Forex Market Concepts
It is not necessary for you to become a day trader to attain the benefit of the Forex Market. Whenever you visit the foreign country and exchange your country currency; you are joining in international exchange rates or alternatively Forex. All, other money or investment markets insignificant in contrast to the Forex Market.
It is true that the Forex Market has a big size but it is utilizing simple concepts for the trading of the currencies.
In the stock market, you need to choose from the many companies stocks, however, in the currency market, you need to determine or observe the undervalued or overvalued by considering the 8 main economies of the world.
Below are the main countries who are the major contributor to the currency market.
- New Zealand
You can take benefit of these large financial markets by gaining income through liquid and value able instruments.
Many online and offline sources release data on everyday bases about these countries, so, it becomes easy for all investors to make correct decisions by considering the economic health of the country
Yield & Return
As an investor if you want to invest in currencies trade then keep in mind yield derives return. The purchase and sell on the spot happens in the foreign exchange market between two different currencies. All currencies price is determined in the pair form; every currency is valued in relation to other currency. If the currency is priced at EUR/USD: 1.24 then its means 1.24 dollars is needed to buy 1 Euro.
Each foreign exchange desired you to purchase one currency and sell another.

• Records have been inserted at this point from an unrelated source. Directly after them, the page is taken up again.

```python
def _gemm(a, k):
    W, tiles, N, K = a[:4]
    R = _rows(tiles)
    amode = k.get('amode', 0)
    kind = {0: 'plain', 1: 'norm+relu prologue', 2: 'pair prologue'}[amode]
    by = 4.0 * N * K + (4.0 * R * N if k.get('Y') is not None else 0.0)
    if amode != 2 and k.get('X') is not None:
# ... 39 lines not shown

def _latency(label):
    return lambda a, k: (label, 0.0, 0.0)


def _layer1(a, k):
    X, W, bias, Y, part, tiles = a[:6]
    R = _rows(tiles)
    Kin = int(W.shape[1])
    return ('PointNet layer %d->64 (points in)' % Kin, 2.0 * R * Kin * 64, 4.0 * R * (Kin + 64))


COSTS = {
    'conv3x3': _conv('conv3x3'),
    'conv3x3_hl16_patch': _conv('hl16'),
    'conv3x3_hq8': _conv('hq8'),
    'conv1_fused_hl16': _conv1_fused,
    'conv1_fused_hq8': _conv1_fused,
    'conv1_fused_u8': _conv1_fused,
    'conv3x3_first_hl16': lambda a, k: ('trunk conv1_1 3->%d (fp32 MFMA)' % a[7], 2.0 * a[4] * a[5] * a[6] * 27 * a[7],
                                        4.0 * a[4] * a[5] * a[6] * (3 + a[7])),
    'gemm': _gemm,
    'gemm_ares': _gemm_ares,
    'pn_mlp64': _pn_mlp64,
    'gram_rows': _gram,
    'gn_finalize_gram': _latency('GroupNorm scale/shift from the Gram matrix'),
    'gn_finalize_gram_dbias': _latency('GroupNorm scale/shift from the Gram matrix'),
    'gn_finalize': _latency('GroupNorm scale/shift from tile partials'),
    'segment_mean': _segment_mean,
    'rowdot': _rowdot,
# ... 103 lines not shown
```

Before: 287.3.

## Emit per-block pooled channel sums from last conv of each stage for skip-pool

Adds a PSUM variant of the pooled hl16 patch conv kernel. The epilogue reduces the pooled outputs per spatial block via shuffles (and LDS when needed) and writes per-block channel partial sums. The skip-pool then runs segment_mean over these few block sums instead of re-reading the whole stage output, removing a full re-read of the activation. In exchange it adds reduction work, LDS use and a barrier to the conv epilogue, plus an fp32 partial buffer.

After: 287.4 (median of 2 runs). Within noise of the previous version (+0.0%).

```diff
diff --git a/include/mmmot_hip.h b/include/mmmot_hip.h
--- a/include/mmmot_hip.h
+++ b/include/mmmot_hip.h
@@ -45,6 +45,10 @@
 int mmmot_conv3x3_bn_relu_hl16_patch(const void* in, const void* wp, const float* bias, void* out,
                                      int L, int H, int W, int Cin, int Cout, int pool, const float* oscale,
                                      void* stream);
+int mmmot_conv3x3_bn_relu_hl16_patch_pool(const void* in, const void* wp, const float* bias, void* out,
+                                          int L, int H, int W, int Cin, int Cout, const float* oscale,
+                                          float* pool_part, void* stream);
+int mmmot_patch_pool_blocks(int L, int H, int W);
 int mmmot_conv1_fused_hl16(const float* crops, const void* w1, const float* bias1, float oscale1,
                            const void* w2, const float* bias2, const float* oscale2, void* out, int L, int H, int W,
                            void* stream);
diff --git a/mmmot_amd/_lib.py b/mmmot_amd/_lib.py
--- a/mmmot_amd/_lib.py
+++ b/mmmot_amd/_lib.py
@@ -85,6 +85,8 @@
     'mmmot_gn_finalize': [c_f, c_f, c_f, c_f, c_f, c_i, c_i, c_i, c_i, c_f, c_f, ctypes.c_float, c_f, c_f, c_f],
     'mmmot_segment_mean': [c_f, c_i, c_i, c_f, c_f, c_f, c_f, c_f, c_i, c_f, c_f, c_i, c_i, c_f, c_i, c_i, c_f],
     'mmmot_conv3x3_bn_relu_hl16_patch': [c_f, c_f, c_f, c_f, c_i, c_i, c_i, c_i, c_i, c_i, c_f, c_f],
+    'mmmot_conv3x3_bn_relu_hl16_patch_pool': [c_f, c_f, c_f, c_f, c_i, c_i, c_i, c_i, c_i, c_f, c_f, c_f],
+    'mmmot_patch_pool_blocks': [c_i, c_i, c_i],
     'mmmot_conv1_fused_hl16': [c_f, c_f, c_f, ctypes.c_float, c_f, c_f, c_f, c_f, c_i, c_i, c_i, c_f],
     'mmmot_conv3x3_bn_relu_hq8': [c_f, c_f, c_f, c_f, c_i, c_i, c_i, c_i, c_i, c_i, c_f, c_f],
     'mmmot_conv1_fused_u8': [c_f, ctypes.c_float, ctypes.c_float, ctypes.c_float, ctypes.c_float, ctypes.c_float,
diff --git a/mmmot_amd/csrc/conv3x3_hl16_patch.hip b/mmmot_amd/csrc/conv3x3_hl16_patch.hip
--- a/mmmot_amd/csrc/conv3x3_hl16_patch.hip
+++ b/mmmot_amd/csrc/conv3x3_hl16_patch.hip
@@ -5,11 +5,11 @@
 
 #include "patch_common.h"
 
-template <int BN, int BS, bool POOL, bool FUSE1 = false, bool Q8 = false, bool RAW = false PT_TIMED_TPARAM>
+template <int BN, int BS, bool POOL, bool FUSE1 = false, bool Q8 = false, bool RAW = false, bool PSUM = false PT_TIMED_TPARAM>
 __global__ __launch_bounds__(512) void conv3x3_hl16_patch_kernel(
     const u32x4* __restrict__ in, const u32x4* __restrict__ wp, const float* __restrict__ bias,
     u32x4* __restrict__ out, int L, int H, int W, int Cin, int Cout, int nby, int nbx, int nblk, int ntm, int ntn,
-    const float* __restrict__ oscv, Fuse1Args fz, unsigned int* __restrict__ rng) {
+    const float* __restrict__ oscv, Fuse1Args fz, unsigned int* __restrict__ rng, float* __restrict__ pool_part) {
 #include "patch_setup.inc"
   for (int item = blockIdx.x >> 3; item < clen; item += gridDim.x >> 3) {
 #include "patch_loaders.inc"
@@ -84,9 +84,10 @@
   return 0.85 * eff(i64) > eff(i128);
 }
 
-template <int BN, int BS, bool POOL, bool FUSE1 = false, bool Q8 = false, bool RAW = false PT_TIMED_TPARAM>
+template <int BN, int BS, bool POOL, bool FUSE1 = false, bool Q8 = false, bool RAW = false, bool PSUM = false PT_TIMED_TPARAM>
 static int launch_patch_e(const void* in, const void* wp, const float* bias, void* out, int L, int H, int W, int Cin,
-                        int Cout, const float* oscale, hipStream_t s, Fuse1Args fz = Fuse1Args{nullptr, nullptr, nullptr, 1.f, nullptr, {0.f, 0.f, 0.f}, {1.f, 1.f, 1.f}}) {
+                        int Cout, const float* oscale, hipStream_t s, Fuse1Args fz = Fuse1Args{nullptr, nullptr, nullptr, 1.f, nullptr, {0.f, 0.f, 0.f}, {1.f, 1.f, 1.f}},
+                        float* pool_part = nullptr) {
   const int nby = (H + BS - 1) / BS, nbx = (W + BS - 1) / BS;
   const int nblk = L * nby * nbx;
   constexpr int NB = PatchGeom<BS>::NB;
@@ -101,9 +102,9 @@
   if (grid > ((nitems + 7) / 8) * 8) grid = ((nitems + 7) / 8) * 8;
   unsigned int* rng = pt_range_block();
   if (!rng) return MMMOT_EINVAL;
-  hipLaunchKernelGGL((conv3x3_hl16_patch_kernel<BN, BS, POOL, FUSE1, Q8, RAW PT_TIMED_TARG(TIMED)>), dim3(grid), dim3(512), 0, s,
+  hipLaunchKernelGGL((conv3x3_hl16_patch_kernel<BN, BS, POOL, FUSE1, Q8, RAW, PSUM PT_TIMED_TARG(TIMED)>), dim3(grid), dim3(512), 0, s,
                      (const u32x4*)in, (const u32x4*)wp, bias, (u32x4*)out, L, H, W, Cin, Cout, nby, nbx, nblk, ntm, ntn,
-                     oscale, fz, rng);
+                     oscale, fz, rng, pool_part);
   return mm_check(hipGetLastError());
 }
 
@@ -112,7 +113,7 @@
                         int Cout, const float* oscale, hipStream_t s) {
 #ifdef MMMOT_DEBUG
   if constexpr (BN == 128 && BS == 16)
-    if (g_patch_timed) return launch_patch_e<BN, BS, POOL, false, false, false, true>(in, wp, bias, out, L, H, W, Cin, Cout, oscale, s);
+    if (g_patch_timed) return launch_patch_e<BN, BS, POOL, false, false, false, false, true>(in, wp, bias, out, L, H, W, Cin, Cout, oscale, s);
 #endif
   return launch_patch_e<BN, BS, POOL>(in, wp, bias, out, L, H, W, Cin, Cout, oscale, s);
 }
@@ -142,6 +143,30 @@
                    : launch_patch_p<64, 4>(pool, in, wp, bias, out, L, H, W, Cin, Cout, oscale, s);
 }
 
+extern "C" int mmmot_patch_pool_blocks(int L, int H, int W) {
+  if (L <= 0 || H <= 0 || W <= 0) return MMMOT_EINVAL;
+  const int bs = pt_block_edge(H, W);
+  const long n = (long)L * ((H + bs - 1) / bs) * ((W + bs - 1) / bs);
+  return n < (1L << 31) ? (int)n : MMMOT_EINVAL;
+}
+
+extern "C" int mmmot_conv3x3_bn_relu_hl16_patch_pool(const void* in, const void* wp, const float* bias, void* out, int L,
+                                                     int H, int W, int Cin, int Cout, const float* oscale,
+                                                     float* pool_part, void* stream) {
+  hipStream_t s = (hipStream_t)stream;
+  if (!in || !wp || !bias || !out || !oscale || !pool_part || L <= 0 || H <= 0 || W <= 0) return MMMOT_EINVAL;
+  if (Cin % 32 != 0 || Cout % 64 != 0) return MMMOT_EINVAL;
+  if (!mm_al16(in) || !mm_al16(wp) || !mm_al16(out) || !mm_al16(pool_part)) return MMMOT_EINVAL;
+  if ((long)L * H * W * (Cin / 4) >= (1L << 31) - 64) return MMMOT_EINVAL;
+  const int bs = pt_block_edge(H, W);
+  const Fuse1Args nofz{nullptr, nullptr, nullptr, 1.f, nullptr, {0.f, 0.f, 0.f}, {1.f, 1.f, 1.f}};
+#define PT_PSUM(BNV, BSV) \
+  launch_patch_e<BNV, BSV, true, false, false, false, true>(in, wp, bias, out, L, H, W, Cin, Cout, oscale, s, nofz, pool_part)
+  if (!pt_use_bn64(L, H, W, Cout)) return bs == 16 ? PT_PSUM(128, 16) : bs == 8 ? PT_PSUM(128, 8) : PT_PSUM(128, 4);
+  return bs == 16 ? PT_PSUM(64, 16) : bs == 8 ? PT_PSUM(64, 8) : PT_PSUM(64, 4);
+#undef PT_PSUM
+}
+
 extern "C" int mmmot_conv3x3_raw_hl16(const void* in, const void* wp, const float* bias, float* out, int L, int H, int W,
                                       int Cin, int Cout, const float* oscale, void* stream) {
   hipStream_t s = (hipStream_t)stream;
@@ -164,7 +189,7 @@
   if ((H & 1) || (W & 1) || !mm_al16(w1) || !mm_al16(w2) || !mm_al16(out)) return MMMOT_EINVAL;
   Fuse1Args fz{crops, (const u32x4*)w1, bias1, oscale1, nullptr, {0.f, 0.f, 0.f}, {1.f, 1.f, 1.f}};
 #ifdef MMMOT_DEBUG
-  if (g_patch_timed) return launch_patch_e<64, 16, true, true, false, false, true>(nullptr, w2, bias2, out, L, H, W, 64, 64, oscale2, s, fz);
+  if (g_patch_timed) return launch_patch_e<64, 16, true, true, false, false, false, true>(nullptr, w2, bias2, out, L, H, W, 64, 64, oscale2, s, fz);
 #endif
   return launch_patch_e<64, 16, true, true>(nullptr, w2, bias2, out, L, H, W, 64, 64, oscale2, s, fz);
 }
@@ -187,7 +212,7 @@
                        int Cin, int Cout, const float* oscale, hipStream_t s) {
 #ifdef MMMOT_DEBUG
   if constexpr (BN == 128 && BS == 16)
-    if (!pool && g_patch_timed) return launch_patch_e<BN, BS, false, false, true, false, true>(in, wp, bias, out, L, H, W, Cin, Cout, oscale, s);
+    if (!pool && g_patch_timed) return launch_patch_e<BN, BS, false, false, true, false, false, true>(in, wp, bias, out, L, H, W, Cin, Cout, oscale, s);
 #endif
   return pool ? launch_patch_e<BN, BS, true, false, true>(in, wp, bias, out, L, H, W, Cin, Cout, oscale, s)
               : launch_patch_e<BN, BS, false, false, true>(in, wp, bias, out, L, H, W, Cin, Cout, oscale, s);
diff --git a/mmmot_amd/csrc/patch_epilogue.inc b/mmmot_amd/csrc/patch_epilogue.inc
--- a/mmmot_amd/csrc/patch_epilogue.inc
+++ b/mmmot_amd/csrc/patch_epilogue.inc
@@ -147,6 +147,13 @@
       const int qdl = er0 + i * RSTEP;
       mm_lds_read32(mm_lds_addr(&Cs[(qdl < NQ ? qdl : 0) * CLD + eu * 8]), va[i], vb[i]);
     }
+    float ps[PSUM ? NIT : 1][8];
+    if constexpr (PSUM) {
+#pragma unroll
+      for (int i = 0; i < NIT; ++i)
+#pragma unroll
+        for (int e = 0; e < 8; ++e) ps[i][e] = 0.f;
+    }
     mm_lds_wait();
     __builtin_amdgcn_sched_barrier(0);
 #pragma unroll
@@ -173,6 +180,77 @@
         u32x4* o = out + (pix * cout8 + (n0 >> 3) + eu) * 2;
         o[0] = hi;
         o[1] = lo;
+        if constexpr (PSUM) {
+#pragma unroll
+          for (int k = 0; k < 4; ++k) {
+            const unsigned hw = hi[k], lw = lo[k];
+            const f16x2 h2 = __builtin_bit_cast(f16x2, hw), l2 = __builtin_bit_cast(f16x2, lw);
+            ps[i][2 * k] = mm_hl_join(h2[0], l2[0]);
+            ps[i][2 * k + 1] = mm_hl_join(h2[1], l2[1]);
+          }
+        }
+      }
+    }
+    if constexpr (PSUM) {
+      constexpr int RPW = 64 / UN;
+      constexpr int QPB = 64 / G::NB;
+      constexpr int RG = RPW < QPB ? RPW : QPB;
+      constexpr int GPB = QPB / RG;
+      static_assert(NIT * RSTEP == 64 && RSTEP == 8 * RPW, "pool partials: rows of a tile");
+#pragma unroll
+      for (int j = 0; j < NIT; ++j)
+#pragma unroll
+        for (int e = 0; e < 8; ++e) {
+          float x = ps[j][e];
+#pragma unroll
+          for (int o = UN; o < UN * RG; o <<= 1) x = (o == 32) ? mm_xor32_sum(x) : x + __shfl_xor(x, o);
+          ps[j][e] = x;
+        }
+      if constexpr (GPB == 1) {
+        if (lane % (UN * RG) < UN) {
+#pragma unroll
+          for (int j = 0; j < NIT; ++j) {
+            const int b = mt * G::NB + (wave * RPW + j * RSTEP) / QPB + lane / (UN * RG);
+            if (b < nblk) {
+              f32x4* o = reinterpret_cast<f32x4*>(pool_part + (long)b * Cout + n0 + eu * 8);
+              o[0] = f32x4{ps[j][0], ps[j][1], ps[j][2], ps[j][3]};
+              o[1] = f32x4{ps[j][4], ps[j][5], ps[j][6], ps[j][7]};
+            }
+          }
+        }
+      } else {
+        static_assert(NIT * 8 * BN * 4 <= PSUM_BYTES && NIT * 8 == G::NB * GPB, "pool partials: LDS area");
+        float* Ps = reinterpret_cast<float*>(smem + PSUM_OFF);
+        if (lane < UN) {
+#pragma unroll
+          for (int j = 0; j < NIT; ++j) {
+            f32x4* d = reinterpret_cast<f32x4*>(&Ps[(j * 8 + wave) * BN + eu * 8]);
+            d[0] = f32x4{ps[j][0], ps[j][1], ps[j][2], ps[j][3]};
+            d[1] = f32x4{ps[j][4], ps[j][5], ps[j][6], ps[j][7]};
+          }
+        }
+        mm_lds_barrier();
+        if (tid < G::NB * UN) {
+          const int kb = tid / UN;
+          f32x4 qa[GPB], qb[GPB];
+#pragma unroll
+          for (int g = 0; g < GPB; ++g) mm_lds_read32(mm_lds_addr(&Ps[(kb * GPB + g) * BN + eu * 8]), qa[g], qb[g]);
+          mm_lds_wait();
+          __builtin_amdgcn_sched_barrier(0);
+#pragma unroll
+          for (int st = 1; st < GPB; st <<= 1)
+#pragma unroll
+            for (int g = 0; g < GPB; g += 2 * st) {
+              qa[g] += qa[g + st];
+              qb[g] += qb[g + st];
+            }
+          const int b = mt * G::NB + kb;
+          if (b < nblk) {
+            f32x4* o = reinterpret_cast<f32x4*>(pool_part + (long)b * Cout + n0 + eu * 8);
+            o[0] = qa[0];
+            o[1] = qb[0];
+          }
+        }
       }
     }
   } else {
diff --git a/mmmot_amd/csrc/patch_setup.inc b/mmmot_amd/csrc/patch_setup.inc
--- a/mmmot_amd/csrc/patch_setup.inc
+++ b/mmmot_amd/csrc/patch_setup.inc
@@ -1,5 +1,6 @@
   static_assert(!FUSE1 || (BN == 64 && BS == 16), "the fused first layer exists for 64-channel 16x16 tiles");
   static_assert(!RAW || (!POOL && !FUSE1 && !Q8), "raw fp32 output: plain unpooled f16x3 layers");
+  static_assert(!PSUM || (POOL && !FUSE1 && !Q8), "pool partials: pooled f16x3 inference layers");
   using G = PatchGeom<BS>;
   constexpr int WN = (BN == 128) ? 2 : 1;
   constexpr int WM = 8 / WN;
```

An interest is attached to every currency in the world. When you sold a currency then it is obligatory for you to pay the interest rate and if you are purchasing the currency then you receive the interest. Let us compare Australian dollar/Japanese yen. Consider the interest rate on Aus dollar is 0.9 percent and on Japanese yen 0.6 percent. Mostly for calculation of the interest rate basis point 1/100th of 1 percent is uses. So, the Aus Dollar is 900 basis points and the Japanese Yen is 60 basis points. It means you can earn 9 percent on the Australian dollar in contrast to the payment of 0.6 percent on the overall return of 840 basis points (900 minus 60).
Forex Market also facilitate you with leverage capability, with the ratio of 100:1, it means that you can manage 10,000 dollars with the investment of 100 dollars. However, a right decision making creates high profits for you and a wrong decision can lead you with massive losses.
Carry trade is the name of the strategy came into being by the fluctuation in the different countries’ currencies prices. Carry traders not only takes benefits from the interest rates but also from the appreciation in the prices.
For example: between the year 2003 to 2004 the Aus dollar/ US dollar pair was offering a yield spread of 2.5 percent. Its mean with the leverage of 10:1 one can earn 25 percent return. In the same time, the price of Australian dollar rises from 56 cents to 80 cents against the U.S dollar, which indicates a 42 percent increase in the price. It is showing that if you have made this investment then you can earn positive yield with the high capital gains.
Know How About Interest Rates
The economic condition of any country is a good indicator of the interest rates: the countries with the good economic condition tend to raise the interest rate to control to regulate growth and inflation. On the other hand, the countries with weak economies try to reduce the interest rates; normally this happens during the recession period. So, for good decision making in Forex trading all investors should have good eyes on the country economic condition.
Nowadays everybody has access to the forex trading online. You can study different strategies available online. Many news websites are available to guide you about the economy of different countries. You can get good returns to form the forex market if you are well aware of the interest rates and economic concepts. The stock market is big in size but not than forex.